● TASK STATEMENT: If "sizeof" shows up in a line of the material, return that line.

● RECORDS SHOWN:
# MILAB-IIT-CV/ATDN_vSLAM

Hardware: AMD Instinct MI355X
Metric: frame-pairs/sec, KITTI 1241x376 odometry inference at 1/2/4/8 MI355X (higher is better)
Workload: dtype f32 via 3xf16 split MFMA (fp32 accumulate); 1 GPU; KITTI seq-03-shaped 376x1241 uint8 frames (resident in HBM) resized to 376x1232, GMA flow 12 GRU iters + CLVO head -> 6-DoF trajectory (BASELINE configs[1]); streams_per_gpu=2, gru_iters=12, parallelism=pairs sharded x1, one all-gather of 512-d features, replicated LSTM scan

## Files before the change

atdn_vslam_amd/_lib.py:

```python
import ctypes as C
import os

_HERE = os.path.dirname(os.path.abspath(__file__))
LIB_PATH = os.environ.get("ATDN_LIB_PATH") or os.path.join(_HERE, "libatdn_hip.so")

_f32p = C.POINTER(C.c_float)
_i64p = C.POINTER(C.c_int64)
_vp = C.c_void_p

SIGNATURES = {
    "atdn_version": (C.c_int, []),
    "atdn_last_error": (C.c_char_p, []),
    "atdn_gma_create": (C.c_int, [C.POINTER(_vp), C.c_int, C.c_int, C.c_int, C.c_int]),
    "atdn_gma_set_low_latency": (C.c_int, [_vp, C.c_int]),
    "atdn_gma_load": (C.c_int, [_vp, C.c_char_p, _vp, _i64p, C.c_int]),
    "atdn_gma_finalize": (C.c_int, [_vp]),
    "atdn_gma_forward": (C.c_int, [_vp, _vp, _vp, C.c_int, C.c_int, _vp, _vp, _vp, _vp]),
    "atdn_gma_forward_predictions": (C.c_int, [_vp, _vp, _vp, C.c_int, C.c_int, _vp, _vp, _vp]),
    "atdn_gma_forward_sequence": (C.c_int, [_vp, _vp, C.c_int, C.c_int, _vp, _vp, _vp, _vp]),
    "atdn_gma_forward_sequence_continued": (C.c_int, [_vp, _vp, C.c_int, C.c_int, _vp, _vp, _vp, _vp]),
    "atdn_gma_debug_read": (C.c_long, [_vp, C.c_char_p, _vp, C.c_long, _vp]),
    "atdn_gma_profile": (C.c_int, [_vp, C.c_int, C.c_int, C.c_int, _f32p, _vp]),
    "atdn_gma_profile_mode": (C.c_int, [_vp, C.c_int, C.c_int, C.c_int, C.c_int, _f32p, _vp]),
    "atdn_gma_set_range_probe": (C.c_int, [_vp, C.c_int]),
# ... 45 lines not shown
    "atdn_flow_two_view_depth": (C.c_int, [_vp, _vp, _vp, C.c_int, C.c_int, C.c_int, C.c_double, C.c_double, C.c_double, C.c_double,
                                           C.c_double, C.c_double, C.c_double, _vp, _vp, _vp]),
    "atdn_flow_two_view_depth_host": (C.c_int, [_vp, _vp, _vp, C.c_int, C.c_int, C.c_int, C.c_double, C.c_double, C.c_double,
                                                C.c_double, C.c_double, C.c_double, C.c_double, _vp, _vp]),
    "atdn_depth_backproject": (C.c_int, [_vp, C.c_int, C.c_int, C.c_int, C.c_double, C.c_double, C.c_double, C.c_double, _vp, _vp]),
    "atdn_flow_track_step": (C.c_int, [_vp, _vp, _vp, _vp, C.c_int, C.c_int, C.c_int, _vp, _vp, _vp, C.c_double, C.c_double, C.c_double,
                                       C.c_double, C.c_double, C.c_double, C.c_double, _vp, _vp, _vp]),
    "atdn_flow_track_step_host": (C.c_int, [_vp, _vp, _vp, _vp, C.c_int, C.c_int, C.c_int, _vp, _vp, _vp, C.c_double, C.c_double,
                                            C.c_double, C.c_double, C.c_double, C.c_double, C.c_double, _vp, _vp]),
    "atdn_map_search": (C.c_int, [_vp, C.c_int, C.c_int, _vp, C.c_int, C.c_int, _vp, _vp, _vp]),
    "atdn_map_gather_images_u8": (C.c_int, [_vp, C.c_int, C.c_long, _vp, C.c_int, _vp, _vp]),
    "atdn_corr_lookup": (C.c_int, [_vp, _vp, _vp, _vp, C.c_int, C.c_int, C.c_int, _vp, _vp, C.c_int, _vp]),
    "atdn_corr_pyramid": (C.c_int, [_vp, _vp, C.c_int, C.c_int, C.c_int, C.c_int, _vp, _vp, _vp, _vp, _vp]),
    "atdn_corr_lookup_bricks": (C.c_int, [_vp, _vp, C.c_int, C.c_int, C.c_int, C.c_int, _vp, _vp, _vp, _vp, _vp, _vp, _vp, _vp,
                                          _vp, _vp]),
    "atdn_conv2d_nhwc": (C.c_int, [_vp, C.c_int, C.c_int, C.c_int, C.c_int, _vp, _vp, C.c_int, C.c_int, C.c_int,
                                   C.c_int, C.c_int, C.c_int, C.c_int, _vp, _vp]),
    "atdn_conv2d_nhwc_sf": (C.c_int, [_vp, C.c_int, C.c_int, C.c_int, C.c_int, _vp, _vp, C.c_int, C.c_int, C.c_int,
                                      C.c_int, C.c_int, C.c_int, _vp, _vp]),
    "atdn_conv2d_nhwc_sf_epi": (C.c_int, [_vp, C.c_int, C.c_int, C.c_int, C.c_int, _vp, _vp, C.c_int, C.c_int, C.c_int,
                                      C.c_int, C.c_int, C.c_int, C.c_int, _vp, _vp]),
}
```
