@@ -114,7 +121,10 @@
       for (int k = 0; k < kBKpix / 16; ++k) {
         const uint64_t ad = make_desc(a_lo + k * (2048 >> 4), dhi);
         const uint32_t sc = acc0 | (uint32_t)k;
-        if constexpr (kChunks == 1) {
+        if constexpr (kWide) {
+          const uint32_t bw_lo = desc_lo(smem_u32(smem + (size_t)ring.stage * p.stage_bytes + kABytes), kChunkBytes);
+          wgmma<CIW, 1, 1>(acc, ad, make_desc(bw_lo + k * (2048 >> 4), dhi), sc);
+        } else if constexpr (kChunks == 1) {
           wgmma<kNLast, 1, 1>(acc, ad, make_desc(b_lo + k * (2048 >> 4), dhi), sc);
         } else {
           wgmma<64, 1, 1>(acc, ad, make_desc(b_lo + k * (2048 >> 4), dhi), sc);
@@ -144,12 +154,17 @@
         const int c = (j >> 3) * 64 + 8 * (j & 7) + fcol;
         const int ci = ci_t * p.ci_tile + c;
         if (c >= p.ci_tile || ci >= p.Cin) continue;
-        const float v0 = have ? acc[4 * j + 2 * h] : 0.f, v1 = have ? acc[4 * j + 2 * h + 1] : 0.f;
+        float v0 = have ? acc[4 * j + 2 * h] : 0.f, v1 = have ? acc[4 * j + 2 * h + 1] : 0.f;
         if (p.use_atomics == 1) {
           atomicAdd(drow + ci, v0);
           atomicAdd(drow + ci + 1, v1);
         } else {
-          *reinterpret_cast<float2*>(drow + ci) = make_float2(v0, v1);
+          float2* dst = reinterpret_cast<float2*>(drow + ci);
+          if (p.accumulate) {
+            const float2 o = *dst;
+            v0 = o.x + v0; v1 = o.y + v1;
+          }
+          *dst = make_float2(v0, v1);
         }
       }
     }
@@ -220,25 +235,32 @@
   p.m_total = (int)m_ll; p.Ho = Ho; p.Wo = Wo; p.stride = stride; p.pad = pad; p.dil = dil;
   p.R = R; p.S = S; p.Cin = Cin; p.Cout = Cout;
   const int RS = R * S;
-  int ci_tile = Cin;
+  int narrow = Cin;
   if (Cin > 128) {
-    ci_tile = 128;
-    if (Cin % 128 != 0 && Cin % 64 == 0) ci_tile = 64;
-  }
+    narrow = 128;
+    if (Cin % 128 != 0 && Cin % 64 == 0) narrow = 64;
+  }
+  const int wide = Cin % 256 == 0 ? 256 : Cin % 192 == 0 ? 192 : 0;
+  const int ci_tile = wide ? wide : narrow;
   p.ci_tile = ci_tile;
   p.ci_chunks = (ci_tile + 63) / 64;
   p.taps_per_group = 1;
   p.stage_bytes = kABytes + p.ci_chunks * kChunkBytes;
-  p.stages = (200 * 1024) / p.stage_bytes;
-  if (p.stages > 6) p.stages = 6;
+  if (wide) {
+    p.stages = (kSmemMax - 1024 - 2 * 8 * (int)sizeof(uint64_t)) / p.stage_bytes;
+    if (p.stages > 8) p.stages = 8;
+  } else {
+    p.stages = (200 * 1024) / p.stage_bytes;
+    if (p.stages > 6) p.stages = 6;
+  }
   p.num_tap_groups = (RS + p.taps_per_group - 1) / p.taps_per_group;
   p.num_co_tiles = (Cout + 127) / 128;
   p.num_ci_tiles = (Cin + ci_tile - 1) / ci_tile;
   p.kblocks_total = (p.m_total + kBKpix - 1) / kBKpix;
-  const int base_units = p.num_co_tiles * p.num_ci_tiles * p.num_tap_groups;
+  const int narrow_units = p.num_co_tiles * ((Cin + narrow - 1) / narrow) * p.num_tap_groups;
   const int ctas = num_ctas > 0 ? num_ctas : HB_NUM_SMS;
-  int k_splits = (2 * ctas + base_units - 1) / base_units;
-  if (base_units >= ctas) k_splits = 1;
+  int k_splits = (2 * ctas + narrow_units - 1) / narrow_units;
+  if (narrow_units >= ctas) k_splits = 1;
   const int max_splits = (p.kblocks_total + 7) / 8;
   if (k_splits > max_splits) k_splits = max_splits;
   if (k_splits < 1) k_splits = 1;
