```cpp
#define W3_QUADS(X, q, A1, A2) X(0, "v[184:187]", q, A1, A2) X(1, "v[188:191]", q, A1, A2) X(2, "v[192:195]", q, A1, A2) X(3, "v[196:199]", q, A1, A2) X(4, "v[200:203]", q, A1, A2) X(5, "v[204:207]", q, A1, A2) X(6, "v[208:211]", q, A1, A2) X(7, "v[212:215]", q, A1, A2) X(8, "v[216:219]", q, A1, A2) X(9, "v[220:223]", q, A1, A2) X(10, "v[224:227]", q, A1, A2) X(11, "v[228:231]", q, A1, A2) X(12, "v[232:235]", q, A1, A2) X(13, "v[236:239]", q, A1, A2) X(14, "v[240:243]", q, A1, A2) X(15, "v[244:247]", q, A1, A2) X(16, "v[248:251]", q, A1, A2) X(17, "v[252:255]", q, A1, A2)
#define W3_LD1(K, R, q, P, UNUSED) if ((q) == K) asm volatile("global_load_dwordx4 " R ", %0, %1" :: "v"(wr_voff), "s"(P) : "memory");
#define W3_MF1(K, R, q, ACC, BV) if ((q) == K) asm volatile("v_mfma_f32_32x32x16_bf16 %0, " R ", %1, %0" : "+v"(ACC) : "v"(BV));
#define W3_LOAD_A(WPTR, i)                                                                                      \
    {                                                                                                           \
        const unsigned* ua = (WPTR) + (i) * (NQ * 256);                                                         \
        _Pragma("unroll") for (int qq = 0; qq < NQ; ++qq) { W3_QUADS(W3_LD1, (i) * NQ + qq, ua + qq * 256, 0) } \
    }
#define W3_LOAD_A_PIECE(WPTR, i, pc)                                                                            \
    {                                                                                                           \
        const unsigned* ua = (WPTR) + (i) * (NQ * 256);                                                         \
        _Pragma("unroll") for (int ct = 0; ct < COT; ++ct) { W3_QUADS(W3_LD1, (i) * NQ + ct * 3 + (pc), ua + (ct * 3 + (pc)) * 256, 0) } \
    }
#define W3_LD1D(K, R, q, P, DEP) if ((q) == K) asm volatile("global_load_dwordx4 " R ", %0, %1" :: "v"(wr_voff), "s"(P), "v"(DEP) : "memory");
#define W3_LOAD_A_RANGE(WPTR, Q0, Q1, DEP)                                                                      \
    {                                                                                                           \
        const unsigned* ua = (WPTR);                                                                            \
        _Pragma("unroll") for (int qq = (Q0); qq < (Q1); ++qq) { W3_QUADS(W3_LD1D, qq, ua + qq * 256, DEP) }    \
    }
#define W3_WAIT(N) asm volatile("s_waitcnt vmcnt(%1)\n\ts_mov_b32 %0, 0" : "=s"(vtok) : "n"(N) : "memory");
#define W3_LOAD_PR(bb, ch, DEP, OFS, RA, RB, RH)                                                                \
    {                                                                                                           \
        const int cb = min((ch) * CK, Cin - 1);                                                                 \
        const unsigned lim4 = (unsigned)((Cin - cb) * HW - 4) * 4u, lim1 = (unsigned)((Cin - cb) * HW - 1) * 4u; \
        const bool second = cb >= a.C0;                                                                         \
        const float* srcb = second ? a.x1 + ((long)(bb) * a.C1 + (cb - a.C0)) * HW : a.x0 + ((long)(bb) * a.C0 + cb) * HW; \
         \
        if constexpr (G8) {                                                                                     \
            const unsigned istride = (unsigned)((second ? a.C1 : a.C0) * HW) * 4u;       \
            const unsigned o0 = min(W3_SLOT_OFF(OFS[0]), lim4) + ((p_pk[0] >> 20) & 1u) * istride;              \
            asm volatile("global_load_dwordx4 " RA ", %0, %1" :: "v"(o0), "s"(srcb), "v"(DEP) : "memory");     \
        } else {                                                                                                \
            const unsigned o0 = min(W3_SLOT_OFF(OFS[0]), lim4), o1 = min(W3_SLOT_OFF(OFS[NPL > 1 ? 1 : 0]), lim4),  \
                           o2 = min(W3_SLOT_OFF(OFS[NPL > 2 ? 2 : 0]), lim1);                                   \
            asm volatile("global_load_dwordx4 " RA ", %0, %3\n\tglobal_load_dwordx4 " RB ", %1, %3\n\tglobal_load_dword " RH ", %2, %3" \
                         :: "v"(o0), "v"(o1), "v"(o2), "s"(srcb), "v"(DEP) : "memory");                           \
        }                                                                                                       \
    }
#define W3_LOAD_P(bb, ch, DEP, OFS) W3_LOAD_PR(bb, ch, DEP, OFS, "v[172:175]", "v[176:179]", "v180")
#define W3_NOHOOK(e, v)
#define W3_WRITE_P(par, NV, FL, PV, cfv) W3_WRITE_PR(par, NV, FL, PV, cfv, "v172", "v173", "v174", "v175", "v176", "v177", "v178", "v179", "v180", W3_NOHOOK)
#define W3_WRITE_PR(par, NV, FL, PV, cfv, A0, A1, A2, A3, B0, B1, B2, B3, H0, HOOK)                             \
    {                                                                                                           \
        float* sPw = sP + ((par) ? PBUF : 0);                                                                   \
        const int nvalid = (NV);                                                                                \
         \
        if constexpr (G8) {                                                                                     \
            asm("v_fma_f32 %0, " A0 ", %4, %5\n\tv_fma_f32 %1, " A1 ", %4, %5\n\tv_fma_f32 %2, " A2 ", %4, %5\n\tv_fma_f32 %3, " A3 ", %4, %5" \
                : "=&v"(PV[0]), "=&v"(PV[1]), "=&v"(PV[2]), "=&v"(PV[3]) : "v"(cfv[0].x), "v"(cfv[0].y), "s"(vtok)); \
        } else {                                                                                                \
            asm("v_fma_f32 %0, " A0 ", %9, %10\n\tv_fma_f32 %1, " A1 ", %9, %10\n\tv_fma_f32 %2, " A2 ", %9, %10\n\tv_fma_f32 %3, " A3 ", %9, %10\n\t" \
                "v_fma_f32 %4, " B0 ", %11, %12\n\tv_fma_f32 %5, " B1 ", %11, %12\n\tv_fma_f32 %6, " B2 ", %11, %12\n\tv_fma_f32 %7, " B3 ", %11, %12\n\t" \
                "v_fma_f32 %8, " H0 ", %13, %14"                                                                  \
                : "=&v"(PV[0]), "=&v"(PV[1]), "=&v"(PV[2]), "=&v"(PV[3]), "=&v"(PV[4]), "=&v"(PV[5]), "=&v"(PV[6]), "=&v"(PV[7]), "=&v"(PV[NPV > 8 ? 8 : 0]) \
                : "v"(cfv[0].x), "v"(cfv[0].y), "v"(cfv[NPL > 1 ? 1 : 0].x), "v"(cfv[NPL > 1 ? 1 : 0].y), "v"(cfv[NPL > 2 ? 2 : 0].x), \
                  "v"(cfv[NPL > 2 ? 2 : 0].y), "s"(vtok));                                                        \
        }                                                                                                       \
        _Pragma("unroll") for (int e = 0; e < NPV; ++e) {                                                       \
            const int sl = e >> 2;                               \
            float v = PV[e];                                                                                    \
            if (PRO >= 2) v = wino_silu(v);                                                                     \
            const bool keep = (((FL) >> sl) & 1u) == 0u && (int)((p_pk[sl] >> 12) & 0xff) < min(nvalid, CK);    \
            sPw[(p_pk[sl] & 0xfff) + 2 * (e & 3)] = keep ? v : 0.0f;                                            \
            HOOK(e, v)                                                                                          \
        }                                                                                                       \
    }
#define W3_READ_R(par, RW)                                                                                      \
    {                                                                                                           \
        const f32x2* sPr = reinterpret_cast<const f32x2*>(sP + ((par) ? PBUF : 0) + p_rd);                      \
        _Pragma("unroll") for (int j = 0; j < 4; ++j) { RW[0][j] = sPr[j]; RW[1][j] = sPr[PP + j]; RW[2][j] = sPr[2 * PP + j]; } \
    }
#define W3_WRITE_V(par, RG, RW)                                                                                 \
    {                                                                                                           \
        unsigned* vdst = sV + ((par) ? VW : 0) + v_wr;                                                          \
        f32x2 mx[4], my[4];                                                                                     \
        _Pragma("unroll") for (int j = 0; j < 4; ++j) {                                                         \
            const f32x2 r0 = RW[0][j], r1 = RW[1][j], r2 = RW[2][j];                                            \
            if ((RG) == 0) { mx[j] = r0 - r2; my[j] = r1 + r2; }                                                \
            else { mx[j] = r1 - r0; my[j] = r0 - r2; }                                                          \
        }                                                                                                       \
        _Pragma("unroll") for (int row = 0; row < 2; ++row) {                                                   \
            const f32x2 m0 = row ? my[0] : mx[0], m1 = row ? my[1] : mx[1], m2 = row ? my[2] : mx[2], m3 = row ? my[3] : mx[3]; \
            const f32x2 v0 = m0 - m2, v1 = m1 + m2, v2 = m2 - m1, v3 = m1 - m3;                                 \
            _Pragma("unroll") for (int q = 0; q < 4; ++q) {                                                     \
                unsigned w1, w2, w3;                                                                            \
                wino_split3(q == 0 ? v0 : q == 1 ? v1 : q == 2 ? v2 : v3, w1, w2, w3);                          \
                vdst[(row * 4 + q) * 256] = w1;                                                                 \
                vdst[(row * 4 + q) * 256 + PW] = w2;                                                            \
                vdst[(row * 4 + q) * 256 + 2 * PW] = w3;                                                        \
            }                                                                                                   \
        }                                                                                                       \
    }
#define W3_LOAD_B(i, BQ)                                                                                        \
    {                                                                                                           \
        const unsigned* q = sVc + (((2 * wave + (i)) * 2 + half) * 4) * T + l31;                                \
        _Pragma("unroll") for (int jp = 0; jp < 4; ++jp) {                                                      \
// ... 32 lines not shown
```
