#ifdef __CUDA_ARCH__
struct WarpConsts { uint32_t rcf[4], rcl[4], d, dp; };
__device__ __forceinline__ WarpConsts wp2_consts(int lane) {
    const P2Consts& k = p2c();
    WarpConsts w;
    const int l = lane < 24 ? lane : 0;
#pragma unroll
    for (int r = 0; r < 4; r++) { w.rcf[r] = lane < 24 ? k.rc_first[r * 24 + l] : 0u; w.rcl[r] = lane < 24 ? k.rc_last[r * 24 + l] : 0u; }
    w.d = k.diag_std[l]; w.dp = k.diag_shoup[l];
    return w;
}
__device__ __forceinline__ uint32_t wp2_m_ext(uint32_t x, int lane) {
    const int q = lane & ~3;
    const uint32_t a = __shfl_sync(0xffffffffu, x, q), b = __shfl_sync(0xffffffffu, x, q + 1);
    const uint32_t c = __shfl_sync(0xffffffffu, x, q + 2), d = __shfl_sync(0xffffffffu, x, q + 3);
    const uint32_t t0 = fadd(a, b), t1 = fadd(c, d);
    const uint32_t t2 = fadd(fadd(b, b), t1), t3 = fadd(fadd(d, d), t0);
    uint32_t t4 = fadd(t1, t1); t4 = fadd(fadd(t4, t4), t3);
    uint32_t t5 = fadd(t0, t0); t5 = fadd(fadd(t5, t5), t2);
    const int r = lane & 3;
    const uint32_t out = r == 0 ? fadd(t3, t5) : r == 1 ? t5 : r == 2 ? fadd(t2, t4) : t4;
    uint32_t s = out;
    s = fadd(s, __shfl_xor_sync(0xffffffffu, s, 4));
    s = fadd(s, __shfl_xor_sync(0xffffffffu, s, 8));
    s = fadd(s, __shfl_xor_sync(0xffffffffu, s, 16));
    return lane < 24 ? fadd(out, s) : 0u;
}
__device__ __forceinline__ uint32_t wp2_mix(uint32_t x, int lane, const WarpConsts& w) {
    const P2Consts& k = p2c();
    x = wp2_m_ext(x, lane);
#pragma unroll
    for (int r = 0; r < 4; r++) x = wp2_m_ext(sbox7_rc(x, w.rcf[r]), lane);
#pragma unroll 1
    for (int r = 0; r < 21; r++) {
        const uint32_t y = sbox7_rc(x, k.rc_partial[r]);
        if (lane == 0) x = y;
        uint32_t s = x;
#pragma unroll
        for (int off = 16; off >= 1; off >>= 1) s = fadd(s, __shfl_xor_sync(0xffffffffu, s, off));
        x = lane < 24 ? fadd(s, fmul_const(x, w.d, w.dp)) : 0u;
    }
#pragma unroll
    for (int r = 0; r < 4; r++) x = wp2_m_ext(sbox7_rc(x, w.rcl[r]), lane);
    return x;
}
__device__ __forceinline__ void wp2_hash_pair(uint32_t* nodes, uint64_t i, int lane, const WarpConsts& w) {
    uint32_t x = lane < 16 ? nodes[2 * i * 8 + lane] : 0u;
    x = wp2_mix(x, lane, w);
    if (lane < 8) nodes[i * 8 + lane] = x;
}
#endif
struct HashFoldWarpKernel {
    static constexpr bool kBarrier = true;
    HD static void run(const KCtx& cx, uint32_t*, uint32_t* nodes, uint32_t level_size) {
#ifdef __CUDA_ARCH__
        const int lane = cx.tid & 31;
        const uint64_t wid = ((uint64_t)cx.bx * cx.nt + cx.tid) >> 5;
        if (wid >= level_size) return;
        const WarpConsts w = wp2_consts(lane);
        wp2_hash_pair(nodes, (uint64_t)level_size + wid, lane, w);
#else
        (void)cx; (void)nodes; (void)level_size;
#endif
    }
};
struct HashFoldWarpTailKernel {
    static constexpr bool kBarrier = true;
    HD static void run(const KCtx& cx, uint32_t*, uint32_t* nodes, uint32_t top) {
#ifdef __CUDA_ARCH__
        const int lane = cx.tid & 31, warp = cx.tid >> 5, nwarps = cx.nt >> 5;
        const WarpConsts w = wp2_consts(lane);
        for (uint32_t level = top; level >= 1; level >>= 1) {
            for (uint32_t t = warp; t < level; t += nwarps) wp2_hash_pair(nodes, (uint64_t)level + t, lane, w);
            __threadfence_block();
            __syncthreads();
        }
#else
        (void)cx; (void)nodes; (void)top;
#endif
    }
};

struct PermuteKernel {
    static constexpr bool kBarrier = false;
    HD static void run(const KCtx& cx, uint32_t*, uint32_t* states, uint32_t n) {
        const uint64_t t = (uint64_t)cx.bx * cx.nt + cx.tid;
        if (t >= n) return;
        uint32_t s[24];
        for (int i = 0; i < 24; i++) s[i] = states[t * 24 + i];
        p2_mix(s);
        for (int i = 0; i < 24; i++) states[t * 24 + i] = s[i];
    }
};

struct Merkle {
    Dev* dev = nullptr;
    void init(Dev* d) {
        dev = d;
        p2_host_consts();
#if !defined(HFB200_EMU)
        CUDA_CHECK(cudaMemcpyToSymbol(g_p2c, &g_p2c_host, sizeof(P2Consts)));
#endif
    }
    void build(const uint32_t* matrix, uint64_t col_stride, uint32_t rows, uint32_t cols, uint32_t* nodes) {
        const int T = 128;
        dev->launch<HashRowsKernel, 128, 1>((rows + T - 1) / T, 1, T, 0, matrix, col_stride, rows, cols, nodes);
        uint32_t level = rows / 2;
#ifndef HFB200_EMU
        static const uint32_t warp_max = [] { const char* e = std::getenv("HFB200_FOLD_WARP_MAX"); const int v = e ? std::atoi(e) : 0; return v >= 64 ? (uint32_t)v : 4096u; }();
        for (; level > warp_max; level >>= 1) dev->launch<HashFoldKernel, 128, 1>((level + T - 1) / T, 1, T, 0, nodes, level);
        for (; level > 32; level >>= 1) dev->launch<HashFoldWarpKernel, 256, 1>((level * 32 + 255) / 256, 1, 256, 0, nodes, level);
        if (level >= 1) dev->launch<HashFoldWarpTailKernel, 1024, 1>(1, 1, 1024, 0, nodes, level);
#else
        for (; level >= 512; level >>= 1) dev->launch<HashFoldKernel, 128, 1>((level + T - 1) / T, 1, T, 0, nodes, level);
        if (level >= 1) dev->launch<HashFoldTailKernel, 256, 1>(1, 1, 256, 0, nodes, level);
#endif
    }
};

● EXERCISE RESPONSE:
+    p.stages = (kSmemMax - 1024 - 2 * 8 * (int)sizeof(uint64_t)) / p.stage_bytes;
        CUDA_CHECK(cudaMemcpyToSymbol(g_p2c, &g_p2c_host, sizeof(P2Consts)));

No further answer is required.